6. A method of disambiguating word sense from a text containing document having sentences, the method comprising:

extracting possible entities from the sentence using a Linked Data (112);

tokenizing sentence into lemmatized words

lemmatizing the words of the sentence

counting a number of possible sense of the words to determine if the words are ambiguous through a polysemy checker;

identifying verb and nouns from the sentence,

lemmatizing the words of the sentence, counting a number of possible sense of the words to determine if the words are ambiguous through a polysemy checker (126);

creating an index of schema graphs for each identified verb and to extract all possible sense description for nouns;

disambiguating word senses through extracting all the schemas for the identified verb and placing all the identified nouns into the schemas to determine the most suitable word sense;

utilizing disambiguation rules (132) disambiguating word sense.

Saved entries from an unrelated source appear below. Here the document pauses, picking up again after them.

class GraphedEval:
    WARMUP = 2
    AUTO_MAX_BATCH = int(os.environ.get("HIAST_GRAPH_EVAL_MAX_BATCH", "0"))

    def __init__(self, model, amp_dtype=None, parts=None, graph=False, auto=True):
        self.model, self.amp_dtype, self.parts = model, amp_dtype, parts
        self.entries = {}
        env = os.environ.get("HIAST_GRAPH_EVAL", "1" if graph else "")
        self.enabled = (None if auto else False) if env == "" else env == "1"

    def wants_graph(self, x):
        return self.enabled if self.enabled is not None else x.shape[0] <= self.AUTO_MAX_BATCH

    def _autocast(self):
        return torch.autocast("cuda", dtype=self.amp_dtype or torch.bfloat16, enabled=self.amp_dtype is not None,
                              cache_enabled=False)

    def _eager(self, x, parts):
        with torch.no_grad(), self._autocast():
            return eval_forward_split(self.model, x, parts)["logits_lowres"].float()

    def _fingerprint(self):
        ps = self.model.__dict__.get("_hiast_fp_params")
        if ps is None:
            allp = list(self.model.parameters()) + list(self.model.buffers())
            ps = self.model.__dict__["_hiast_fp_params"] = [allp[0], allp[len(allp) // 2], allp[-1]]
        return tuple(p.data_ptr() for p in ps)

    def __call__(self, x, parts="ctor", eager=False):
        parts = self.parts if isinstance(parts, str) else parts
        if (eager or not x.is_cuda or self.model.training or not self.wants_graph(x)
                or torch.cuda.is_current_stream_capturing()):
            return self._eager(x, parts)
        key = (tuple(x.shape), x.dtype, x.device, self.amp_dtype, parts)
        e = self.entries.get(key)
        if e is None:
            e = self.entries[key] = {"calls": 0, "graph": None}
        if e["graph"] is not None:
            with torch.no_grad(), self._autocast():
                plans = prepack_eval_trunks(self.model, x)
            if self._fingerprint() == e["fp"] and len(plans) == len(e["plans"]) and all(a is b for a, b in zip(plans, e["plans"])):
                e["x"].copy_(x)
                e["graph"].replay()
                return e["y"]
            e["graph"], e["calls"] = None, 0
        e["calls"] += 1
        if e["calls"] <= self.WARMUP or e.get("failed"):
            return self._eager(x, parts)
        try:
            with torch.no_grad(), self._autocast():
                plans = prepack_eval_trunks(self.model, x)
            xs = torch.empty_like(x)
            xs.copy_(x)
            g = torch.cuda.CUDAGraph()
            cur = torch.cuda.current_stream()
            cap = torch.cuda.Stream(device=x.device)
            cap.wait_stream(cur)
            with torch.cuda.graph(g, stream=cap, capture_error_mode="thread_local"):
                y = self._eager(xs, parts)
            cur.wait_stream(cap)
        except Exception as err:
            import warnings
            warnings.warn("hiast_amd: graph capture of the inference forward failed (%s: %s); running it eagerly"
                          % (type(err).__name__, err))
            e["failed"] = True
            return self._eager(x, parts)
        e.update(graph=g, x=xs, y=y, plans=plans, fp=self._fingerprint())
        g.replay()
        return y


def enable_wgrad_overlap(on=True):
    _wgrad_overlap[0] = bool(on)


def wgrad_side_stream(device):
    if not _wgrad_overlap[0] or os.environ.get("HIAST_NO_WGRAD_STREAM", "0") == "1":
        return None
    from hiast_amd.utils import comm
    if comm.multi():
        return None
    st = _wgrad_streams.get(device)
    if st is None:
        st = new_stream(device)
        _wgrad_streams[device] = st
    return st


def wgrad_stream_join():
    for st in _wgrad_streams.values():
        torch.cuda.current_stream(st.device).wait_stream(st)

7. The method according to claim 6, wherein disambiguating word sense includes determining if the entity is a verb through referring to a linguistic resource (138) and retrieving all possible schemas related to the verb.

8. The method according to claim 6, wherein identifying verb and nouns includes matching verb and nouns with a linguistic resource (138).

9. The method according to claim 6, wherein the index builder (138) adapted for extracting schemas through the use of a linguistic resources and building an index reference for each word entry with all the related sense descriptions.

10. The method according to claim 6, wherein disambiguating the word sense incudes creating a context word vector from the nouns extracted from the sense description, wherein the words in the context word vector are based on a concept hierarchy from the linguistic resources (138), and the disambiguation rules (132) is utilised when the ambiguous word cannot be resolved.